In advancing this hypothesis, Robert Braidwood and Linda Braidwood rejected the theory of “propinquity” (also known as the “oasis” theory) that catastrophic climate change caused the desiccation of flora and fauna, forcing the surviving species to oases bordering the desert. This earlier theory maintained that the domestication occurred in desert oases where humans and the early domesticates were concentrated.70 According to Robert Braidwood, the climate hadn’t changed significantly on the hilly flanks of the Fertile Crescent since the post-Pleistocene (post-glacial) age. The flora and fauna of the Zagros range could thus be compared to the species present during the initial stage of domestication and during “incipient cultivation.”

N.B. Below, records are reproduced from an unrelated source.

diff --git a/multiview_inpaint_amd/csrc/raster_binning2.hip b/multiview_inpaint_amd/csrc/raster_binning2.hip
--- a/multiview_inpaint_amd/csrc/raster_binning2.hip
+++ b/multiview_inpaint_amd/csrc/raster_binning2.hip
@@ -133,18 +133,28 @@
     const int tile0 = blockIdx.x * kDsTile;
     const int base = tile0 + wave * (kDsItems * 64);
     uint32_t key[kDsItems], val[kDsItems];
-#pragma unroll
-    for (int it = 0; it < kDsItems; ++it) {
-        const int idx = base + it * 64 + lane;
-        const bool valid = idx < P;
-        key[it] = valid ? keys_in[idx] : 0u;
-        val[it] = PASS == 0 ? (uint32_t)idx : (valid ? vals_in[idx] : 0u);
-    }
     uint2 rc[PASS == 3 ? kDsItems : 1];
     if (PASS == 3) {
 #pragma unroll
-        for (int it = 0; it < kDsItems; ++it)
-            rc[it] = (base + it * 64 + lane) < P ? rect[val[it]] : make_uint2(0u, 0u);
+        for (int it = 0; it < kDsItems; ++it) val[it] = vals_in[min(base + it * 64 + lane, P - 1)];
+#pragma unroll
+        for (int it = 0; it < kDsItems; ++it) key[it] = keys_in[min(base + it * 64 + lane, P - 1)];
+#pragma unroll
+        for (int it = 0; it < kDsItems; ++it) {
+            const bool valid = (base + it * 64 + lane) < P;
+            key[it] = valid ? key[it] : 0u;
+            val[it] = valid ? val[it] : 0u;
+        }
+#pragma unroll
+        for (int it = 0; it < kDsItems; ++it) rc[it] = rect[val[it]];
+    } else {
+#pragma unroll
+        for (int it = 0; it < kDsItems; ++it) {
+            const int idx = base + it * 64 + lane;
+            const bool valid = idx < P;
+            key[it] = valid ? keys_in[idx] : 0u;
+            val[it] = PASS == 0 ? (uint32_t)idx : (valid ? vals_in[idx] : 0u);
+        }
     }
     {
         const int dq = tid & 63, rg = tid >> 6;
@@ -265,8 +275,11 @@
 #pragma unroll
     for (int k = 0; k < kExItems; ++k) {
         const int i = base + k * kExThreads + tid;
-        rc[k] = i < P ? rect_sorted[i] : make_uint2(0u, 0u);
-    }
+        rc[k] = rect_sorted[min(i, P - 1)];
+    }
+#pragma unroll
+    for (int k = 0; k < kExItems; ++k)
+        if (base + k * kExThreads + tid >= P) rc[k] = make_uint2(0u, 0u);
     __syncthreads();
 #pragma unroll
     for (int k = 0; k < kExItems; ++k) {
@@ -359,11 +372,15 @@
     if (tid <= 256) s_d[tid] = 0;
     Chunk ck;
     if (!load_chunk(chunk_first, col_start, gx, tid, s_first, s_col, ck)) return;
+    const uint32_t last = ck.seg1 ? ck.seg1 - 1u : 0u;
+    uint32_t yhs[kEx2Items];
+#pragma unroll
+    for (int k = 0; k < kEx2Items; ++k) yhs[k] = seg_yh[min(ck.seg0 + (uint32_t)(k * kExThreads + tid), last)];
 #pragma unroll
     for (int k = 0; k < kEx2Items; ++k) {
         const uint32_t i = ck.seg0 + (uint32_t)(k * kExThreads + tid);
         if (i < ck.seg1) {
-            const uint32_t yh = seg_yh[i];
+            const uint32_t yh = yhs[k];
             const uint32_t y0 = yh & 255u, h = (yh >> 8) + 1u;
             atomicAdd(&s_d[y0], 1u);
             atomicSub(&s_d[y0 + h], 1u);
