__global__ __launch_bounds__(256) MYYUV_K1_ATTR void k_fdct_quant(const uint8_t* __restrict__ frame, FrameGeom G,
                                                   const QTables* __restrict__ qt,
                                                   uint4* __restrict__ coef, uint8_t* __restrict__ rmask,
                                                   uint32_t* __restrict__ binfo, uint4* __restrict__ sink,
                                                   uint32_t* __restrict__ k2ctl, uint32_t* __restrict__ fix,
                                                   uint32_t par) {
  if (k2ctl != nullptr && blockIdx.x == 0 && threadIdx.x == 0) *k2ctl = 0u;
  __shared__ float tile[4][kXfUnit * kTile];
  __shared__ float sqr[kSqWords];
  __shared__ uint4 szz[8];
  static_assert(offsetof(QTables, r) == sizeof(float) * kSqR && offsetof(QTables, kb) == sizeof(float) * kSqKb,
                "layout");
  stage_zz(szz);
  stage_tables<kSqWords>(qt->q[0], sqr);
  if (kSinkSlots > 1) sink += (size_t)((blockIdx.x * 4u + (threadIdx.x >> 6)) % kSinkSlots) * kSinkQuads;
  const uint32_t lane = threadIdx.x & 63u;
  const uint32_t q = lane & 3u, b = lane >> 2;
  float* tb = tile[threadIdx.x >> 6] + b * kTile;
  uint8_t* img = reinterpret_cast<uint8_t*>(tb);
#if MYYUV_K1_BUF
  const K1Rsrc rs = k1_rsrc(coef, rmask, binfo, G);
#endif
  const uint32_t nall = G.ucum[3] * G.nframes, stride = unit_stride();
  uint32_t ua = first_unit();
  uint4 nx = ua < nall ? load_rows(frame, G, ua, b, q) : make_uint4(0, 0, 0, 0);
  sink[lane] = make_uint4(0, 0, 0, 0);
  sink[64 + lane] = make_uint4(0, 0, 0, 0);
  reinterpret_cast<uint8_t*>(sink + 128)[lane] = 0;

  for (; ua < nall; ua += stride) {
    const uint32_t f = div_magic(ua, G.umag);
    const Unit U = unit_of(G, ua - f * G.ucum[3]);
    const uint32_t local = U.local0 + b;
    const bool live = local < U.nb;
    const uint32_t g = f * G.cum[3] + U.cum + local;
    *reinterpret_cast<uint2*>(img + 16u * q) = make_uint2(nx.x, nx.y);
    *reinterpret_cast<uint2*>(img + 16u * q + 8u) = make_uint2(nx.z, nx.w);
    nx = load_rows(frame, G, ua + stride < nall ? ua + stride : ua, b, q);
    wave_sync();

    auto store = [&](const uint32_t (&c)[16], bool keep) {
      const bool lv = live && keep;
#if MYYUV_K1_BUF
      store_block_rows_buf(c, q, lv, g, rs, szz + 2 * q);
#else
      uint4* dlo = lv ? coef + coef_quad(g, 2 * q) : sink + lane;
      uint4* dhi = lv ? coef + coef_quad(g, 2 * q + 1) : sink + 64 + lane;
      store_block_rows(c, q, lane, lv, g, dlo, dhi, rmask, binfo, szz + 2 * q, sink);
#endif
    };
    uint32_t xr[4];
    fdct_load(img, q, xr);
    const uint64_t bad = fdct_fast<true>(xr, tb, q, sqr, U.p, store);
    if (bad != 0) {
      const bool mine = ((bad >> lane) & 1u) && q == 0 && live;
      const uint64_t m = __ballot(mine);
      const uint32_t c = ua % kFixLists;
      uint32_t base = 0;
      if (lane == 0 && m != 0) base = atomicAdd(fix_count(fix, par, c), (uint32_t)__popcll(m));
      base = __builtin_amdgcn_readfirstlane(base);
      const uint32_t idx = base + __builtin_amdgcn_mbcnt_hi((uint32_t)(m >> 32), __builtin_amdgcn_mbcnt_lo((uint32_t)m, 0u));
      if (mine && idx < fix_list_cap(nall)) fix_list(fix, G, c)[idx] = ua * kXfUnit + b;
    }
  }
}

In a series of publications from 1948 onward, Robert Braidwood called “the hilly flanks” a “nuclear habitat zone” of agriculture or “Nuclear Near East,” which he defined as “A region with a natural environment which included a variety of wild plants and animals, both possible and ready for domestication.”71 Thus, although Southwestern Asia chronologically presented the earliest habitat zone, agriculture originated independently in multiple “nuclear” zones. In a review published in American Anthropologist in 1949, Linda and Robert Braidwood suggested that the task of prehistoric archaeology was no longer to devise “a world scheme of development,” but rather to look for “regularities” in flora, fauna, and material deposits (including architecture/settlement patterns) with an eye on other “nuclear habitat zones” around the world where domestication occurred.72 The village assemblies that are found in the Fertile Crescent, Central America, the Andes, and Southeast Asia were homotaxial: the architectural/stratigraphic arrangement of the village assemblages could be expected to be similar across the Near East and the Americas, although they took place independently and millennia apart.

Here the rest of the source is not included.